The ROC curve for the performance of the lasso classifier on the training data is also generated:
The program output will show the coefficients for the motifs in the lasso:
2013-11-27 08:29:35,105 - INFO - Loading statistics from: scan-vertebrate-ac.csv 2013-11-27 08:29:44,478 - INFO - Loading statistics from: scan-vertebrate-noac.csv 2013-11-27 08:29:48,386 - INFO - Joining data 2013-11-27 08:30:00,016 - INFO - Have 2169 motifs 2013-11-27 08:30:00,017 - INFO - Have 5906 sequences 2013-11-27 08:30:00,115 - INFO - 4.6% entries of X are non-zero 2013-11-27 08:30:00,201 - INFO - Creating responses 2013-11-27 08:30:00,204 - INFO - Cross-validating Lasso GLM 2013-11-27 08:30:09,442 - INFO - Evaluating model 2013-11-27 08:30:09,500 - INFO - AUC=0.599042 2013-11-27 08:30:09,506 - INFO - Examine coefficients 2013-11-27 08:30:09,513 - INFO - Using 19 / 2169 motifs 2013-11-27 08:30:09,513 - INFO - beta: -0.871 : (Intercept) 2013-11-27 08:30:09,513 - INFO - beta: 0.006 : E.V.NKX32_06. 2013-11-27 08:30:09,513 - INFO - beta: 0.011 : E.V.GLI3_Q5_01. 2013-11-27 08:30:09,513 - INFO - beta: 0.014 : E.V.OCT4_02. 2013-11-27 08:30:09,514 - INFO - beta: 0.015 : E.V.SNAI2_01. 2013-11-27 08:30:09,514 - INFO - beta: 0.016 : E.V.ASCL2_05. 2013-11-27 08:30:09,514 - INFO - beta: 0.023 : E.V.ESRRA_03. 2013-11-27 08:30:09,514 - INFO - beta: 0.036 : E.V.MAZ_Q6_01. 2013-11-27 08:30:09,514 - INFO - beta: 0.052 : E.V.POU3F2_05. 2013-11-27 08:30:09,514 - INFO - beta: 0.100 : E.V.SOX17_01. 2013-11-27 08:30:09,514 - INFO - beta: 0.118 : E.V.POU5F1B_01. 2013-11-27 08:30:09,514 - INFO - beta: 0.121 : E.V.FIGLA_01. 2013-11-27 08:30:09,514 - INFO - beta: 0.133 : E.V.ZIC3_07. 2013-11-27 08:30:09,514 - INFO - beta: 0.148 : E.V.ISX_04. 2013-11-27 08:30:09,514 - INFO - beta: 0.196 : E.V.OCT4_01. 2013-11-27 08:30:09,514 - INFO - beta: 0.205 : E.V.SOX2_01. 2013-11-27 08:30:09,514 - INFO - beta: 0.228 : E.V.CACD_01. 2013-11-27 08:30:09,514 - INFO - beta: 0.260 : E.V.TCF3_06. 2013-11-27 08:30:09,514 - INFO - beta: 0.292 : E.V.ING4_01. 2013-11-27 08:30:09,514 - INFO - beta: 0.359 : E.V.E2F3_Q6. 2013-11-27 08:30:09,515 - INFO - Saving R workspace
This output shows that the most important motfs in the lasso were E2F3, ING4, TCF3 and CACD and that in total 19 motifs were used out of a possible 2,169.
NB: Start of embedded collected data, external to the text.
template <int KB, int TI = 3, int PW = 1, int NH = 2, bool RAGGED = false>
__global__ __launch_bounds__(64 * NH * PW) void attn_decode_mfma_kernel(AttnDecodeArgs a) {
    __shared__ float part[PW][NH][KB][HD + 2];
    constexpr int PT = 64 * NH;

    const int tid = threadIdx.x, lane = tid & 63, wave = tid >> 6;
    const int l15 = lane & 15, lg = lane >> 4;
    const int hp = wave / NH, half = wave % NH;
    const int H = a.d / HD;
    const int k = a.beams;
    const int Np = a.N_pad, nsteps = Np >> 5;
    const int pair = NH == 2 ? (int)(blockIdx.y * H + blockIdx.x) : (int)blockIdx.x * PW + hp;
    Pair p;
    p.on = PW == 1 || pair < a.n_pairs;
    p.h = p.on ? pair % H : 0;
    const int b = p.on ? pair / H : 0;
    p.row0 = b * k;
    const int bi = a.img_of ? a.img_of[b] : b;
    const bf16_t* Kf = reinterpret_cast<const bf16_t*>(a.img_k) + ((size_t)bi * H + p.h) * Np * HD;
    const bf16_t* Vt = reinterpret_cast<const bf16_t*>(a.img_v) + ((size_t)bi * H + p.h) * Np * HD;
    const int n_img = RAGGED ? a.ntok[bi] : a.N_img;
    const int nimg_steps = (!p.on || (a.dbg & 1)) ? 0 : RAGGED ? (n_img + 31) >> 5 : nsteps;

    bf16x8_t kq[ACS][2][2], vq[ACS][4];
    auto load_chunk = [&](int s0) {
#pragma unroll
        for (int c = 0; c < ACS; ++c) {
            const int s = s0 + NH * c;
            const bool on = s < nimg_steps && !(a.dbg & 8);
            const bf16_t* kp = Kf + frag_tile(2 * s, 0, 2, lane);
            const bf16_t* vp = Vt + ((size_t)s * 4 * 64 + lane) * 8;
#pragma unroll
            for (int t = 0; t < 2; ++t)
#pragma unroll
                for (int ds = 0; ds < 2; ++ds) {
                    const bf16x8_t* q = reinterpret_cast<const bf16x8_t*>(kp + (t * 2 + ds) * 512);
                    kq[c][t][ds] = !on ? bf16x8_t{0, 0, 0, 0, 0, 0, 0, 0} : (a.dbg & 16) ? *q : __builtin_nontemporal_load(q);
                }
#pragma unroll
            for (int dt = 0; dt < 4; ++dt) {
                const bf16x8_t* q = reinterpret_cast<const bf16x8_t*>(vp + dt * 512);
                vq[c][dt] = !on ? bf16x8_t{0, 0, 0, 0, 0, 0, 0, 0} : (a.dbg & 16) ? *q : __builtin_nontemporal_load(q);
            }
        }
    };
    load_chunk(half);

    const int t = tid % PT, grp = t >> 3, sub = tid & 7;
    const QkvSrc qs = qkv_rows(a, p);
    TextItems<KB, TI> ti;
    ti.load(a, p, qs, grp, 8 * NH, sub);
    append_text_cache(a, p, qs, t, sub);
    bf16x8_t qf[2];
    load_q_frag(a, p, qs, l15, lg, qf);

    ImagePartial ip;
    ip.init();
    for (int s0 = half; s0 < nimg_steps; s0 += NH * ACS) {
        if (s0 != half) load_chunk(s0);
        f32x4_t sc[ACS][2];
        float cm = -INFINITY;
#pragma unroll
        for (int c = 0; c < ACS; ++c) {
#pragma unroll
            for (int u = 0; u < 2; ++u) {
                sc[c][u] = mfma16(kq[c][u][0], qf[0], f32x4_t{0.f, 0.f, 0.f, 0.f});
                sc[c][u] = mfma16(kq[c][u][1], qf[1], sc[c][u]);
            }
            ip.mask_max(sc[c], s0 + NH * c, nimg_steps, RAGGED ? n_img : a.N_img, lg, cm);
        }
        const float mn = ip.new_max(cm, s0 != half);
#pragma unroll
        for (int c = 0; c < ACS; ++c) {
            const bf16x8_t pf = ip.p_frag(sc[c], mn);
            if (a.dbg & 4) {
#pragma unroll
                for (int dt = 0; dt < 4; ++dt) asm volatile("" ::"v"(vq[c][dt]));
                asm volatile("" ::"v"(pf));
                continue;
            }
#pragma unroll
            for (int dt = 0; dt < 4; ++dt) ip.o[dt] = mfma16(vq[c][dt], pf, ip.o[dt]);
        }
    }
    ip.finish();
    TextPartial<KB> tp;
    tp.init(a, p, qs, sub);
    tp.items(ti, !(a.dbg & 2));
    tp.template tail<TI>(a, p, qs, grp, 8 * NH, sub);
    tp.merge_groups();
    ip.publish(part[hp][half], k, l15, lg);
    if constexpr (NH > 1) __syncthreads(); else __builtin_amdgcn_wave_barrier();
    tp.fold_into(part[hp][half], k, lane, sub);
    if constexpr (NH > 1) __syncthreads(); else __builtin_amdgcn_wave_barrier();
    if constexpr (NH == 1) write_rows(a, p, part[hp][0], t, PT);
    else write_rows(a, p, part[hp][0], part[hp][NH - 1], t, PT);
}

constexpr int AQ_PW = 8;
constexpr int AQ_STRIPS = 3 * HD / 16;

__device__ __forceinline__ void attn_lds_barrier() {
    asm volatile("s_waitcnt lgkmcnt(0)" ::: "memory");
    __builtin_amdgcn_s_barrier();
    asm volatile("" ::: "memory");
}

template <int TI>
__global__ __launch_bounds__(64 * AQ_PW) void attn_decode_qkv_kernel(AttnDecodeArgs a) {
    constexpr int KB = 1;
    __shared__ __attribute__((aligned(16))) f32x4_t red[AQ_STRIPS][4][1][64];
    __shared__ __attribute__((aligned(16))) bf16_t rows[AQ_PW][3 * HD];
    __shared__ float part[AQ_PW][KB][HD + 2];

    const int tid = threadIdx.x, lane = tid & 63;
    const int wave = __builtin_amdgcn_readfirstlane(tid >> 6);
    const int l15 = lane & 15, lg = lane >> 4;
    const int H = a.d / HD, B = a.n_pairs / H;
    const int Np = a.N_pad, nsteps = Np >> 5;
    const int nsb = (B + AQ_PW - 1) / AQ_PW, total = H * nsb, per = (total + 7) >> 3;
    const int blk = (int)(blockIdx.x & 7) * per + (int)(blockIdx.x >> 3);
    if (blk >= total) return;
    const int b0 = (blk % nsb) * AQ_PW;
    Pair p;
    p.h = blk / nsb;
    p.on = b0 + wave < B;
    const int b = p.on ? b0 + wave : 0;
    p.row0 = b;
    const int bi = a.img_of ? a.img_of[b] : b;
    const bf16_t* Kf = reinterpret_cast<const bf16_t*>(a.img_k) + ((size_t)bi * H + p.h) * Np * HD;
    const bf16_t* Vt = reinterpret_cast<const bf16_t*>(a.img_v) + ((size_t)bi * H + p.h) * Np * HD;
    const int nimg_steps = p.on ? nsteps : 0;

    bf16x8_t kq[ACS][2][2], vq[ACS][4];
    auto load_k = [&](int s0) {
#pragma unroll
        for (int c = 0; c < ACS; ++c) {
            const bool on = s0 + c < nimg_steps;
            const bf16_t* kp = Kf + frag_tile(2 * (s0 + c), 0, 2, lane);
#pragma unroll
            for (int t = 0; t < 2; ++t)
#pragma unroll
                for (int ds = 0; ds < 2; ++ds)
                    kq[c][t][ds] = !on ? bf16x8_t{0, 0, 0, 0, 0, 0, 0, 0}
                                       : __builtin_nontemporal_load(reinterpret_cast<const bf16x8_t*>(kp + (t * 2 + ds) * 512));
        }
    };
    auto load_v = [&](int s0) {
#pragma unroll
        for (int c = 0; c < ACS; ++c) {
            const bool on = s0 + c < nimg_steps;
            const bf16_t* vp = Vt + ((size_t)(s0 + c) * 4 * 64 + lane) * 8;
#pragma unroll
            for (int dt = 0; dt < 4; ++dt)
                vq[c][dt] = !on ? bf16x8_t{0, 0, 0, 0, 0, 0, 0, 0}
                                : __builtin_nontemporal_load(reinterpret_cast<const bf16x8_t*>(vp + dt * 512));
        }
    };
    load_k(0);

    const int ksteps = a.d >> 5, N = 3 * a.d;
    const int slice = wave & 3;
    const KSlice ks = k_slice(ksteps, 4, slice);
    const int rt = b0 >> 4;
    auto strip_of = [&](int ls) { return (ls >> 2) * (a.d >> 4) + p.h * 4 + (ls & 3); };
    bf16x8_t xf[DW_KS][1];
    load_x_slice(xf, reinterpret_cast<const bf16_t*>(a.x), rt, ks, ksteps, lane);
#pragma unroll 2
    for (int u = 0; u < AQ_STRIPS / 2; ++u) {
        const int ls = (wave >> 2) * (AQ_STRIPS / 2) + u;
        const WSlice wf = load_w_slice<false>(reinterpret_cast<const bf16_t*>(a.w), strip_of(ls), ks, ksteps, lane);
        f32x4_t acc[1] = {f32x4_t{0.f, 0.f, 0.f, 0.f}};
        mfma_slice(acc, wf, xf, ks);
        red[ls][slice][0][lane] = acc[0];
    }
    load_v(0);
    const int fm_raw = rt * 16 + l15;
    const int fm = fm_raw < a.M ? fm_raw : a.M - 1;
    const bool second = wave + AQ_PW < AQ_STRIPS;
    const int fn0 = strip_of(wave) * 16 + lg * 4, fn1 = strip_of(second ? wave + AQ_PW : wave) * 16 + lg * 4;
    RowStatLoads sl;
    if (a.stats_in) stats_issue(sl, a.stats_in, a.strips_in, a.M, fm, lg);
    const float4 bias4[2] = {load_cols4(a.bias, fn0, N), load_cols4(a.bias, fn1, N)};
    float4 cs4[2] = {float4{0.f, 0.f, 0.f, 0.f}, float4{0.f, 0.f, 0.f, 0.f}};
    if (a.stats_in) { cs4[0] = load_cols4(a.colsum, fn0, N); cs4[1] = load_cols4(a.colsum, fn1, N); }
    attn_lds_barrier();
    {
#pragma clang fp contract(fast)
        float mean = 0.f, rstd = 1.f;
        if (a.stats_in) stats_finish(sl, a.inv_d, a.eps_in, mean, rstd);
        const int i = l15 - (b0 & 15);
#pragma unroll
        for (int t = 0; t < 2; ++t) {
            if (t == 1 && !second) break;
            const int ls = wave + t * AQ_PW;
            const f32x4_t tot = sum_waves<4>(red[ls], 0, lane);
            DGEMM_CONSUMER_FINISH(v, tot, bias4[t], cs4[t], a.stats_in, mean, rstd, GITMI_ACT_NONE);
            if (i >= 0 && i < AQ_PW) {
                uint2 o;
                o.x = pack2bf(v[0], v[1]);
                o.y = pack2bf(v[2], v[3]);
                *reinterpret_cast<uint2*>(&rows[i][ls * 16 + lg * 4]) = o;
            }
        }
    }
    attn_lds_barrier();
    const QkvSrc qs{rows[wave], 0, HD};

    const int grp = lane >> 3, sub = lane & 7;
    TextItems<KB, TI> ti;
    ti.load(a, p, qs, grp, 8, sub);
    append_text_cache(a, p, qs, lane, sub);
    bf16x8_t qf[2];
    load_q_frag(a, p, qs, l15, lg, qf);

    ImagePartial ip;
    ip.init();
    for (int s0 = 0; s0 < nimg_steps; s0 += ACS) {
        if (s0 != 0) { load_k(s0); load_v(s0); }
        f32x4_t sc[ACS][2];
        float cm = -INFINITY;
#pragma unroll
        for (int c = 0; c < ACS; ++c) {
#pragma unroll
            for (int u = 0; u < 2; ++u) {
                sc[c][u] = mfma16(kq[c][u][0], qf[0], f32x4_t{0.f, 0.f, 0.f, 0.f});
                sc[c][u] = mfma16(kq[c][u][1], qf[1], sc[c][u]);
            }
            ip.mask_max(sc[c], s0 + c, nimg_steps, a.N_img, lg, cm);
        }
        const float mn = ip.new_max(cm, s0 != 0);
#pragma unroll
        for (int c = 0; c < ACS; ++c) {
            const bf16x8_t pf = ip.p_frag(sc[c], mn);
#pragma unroll
            for (int dt = 0; dt < 4; ++dt) ip.o[dt] = mfma16(vq[c][dt], pf, ip.o[dt]);
        }
    }
    ip.finish();
    TextPartial<KB> tp;
    tp.init(a, p, qs, sub);
    tp.items(ti, true);
    tp.template tail<TI>(a, p, qs, grp, 8, sub);
    tp.merge_groups();
    ip.publish(part[wave], a.beams, l15, lg);
    __builtin_amdgcn_wave_barrier();
    tp.fold_into(part[wave], a.beams, lane, sub);
    __builtin_amdgcn_wave_barrier();
    write_rows(a, p, part[wave], lane, 64);
}

typedef __attribute__((address_space(3))) void attn_lds_void_t;

template <int N> __device__ __forceinline__ void attn_wait_vm() { asm volatile("s_waitcnt vmcnt(%0)" ::"n"(N) : "memory"); }
__device__ __forceinline__ void attn_wait_slots_ahead(int ahead) {
    switch (ahead) {
        case 0: attn_wait_vm<0>(); break;
        case 1: attn_wait_vm<4>(); break;
        case 2: attn_wait_vm<8>(); break;
        case 3: attn_wait_vm<12>(); break;
        case 4: attn_wait_vm<16>(); break;
        case 5: attn_wait_vm<20>(); break;
        case 6: attn_wait_vm<24>(); break;
        case 7: attn_wait_vm<28>(); break;
        case 8: attn_wait_vm<32>(); break;
        case 9: attn_wait_vm<36>(); break;
        case 10: attn_wait_vm<40>(); break;
        default: attn_wait_vm<44>(); break;
    }
}

constexpr int AS_WAVES = 4;
constexpr int AS_SLOT = 4096;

It is possible to run an elastic-net regularization instead of a lasso by using the --alpha argument to the script. Please see the glmnet documentation for more details.
If you wish to constrain the regression coefficients to positive values you can use --lower-limits=0 as an argument to the script. This can be useful when you are interested in discriminating using motifs that occur in only one of the scans. The example above was run with this argument, hence all the coefficients are positive. Note also that glmnet tends to be much faster when constrained in this way.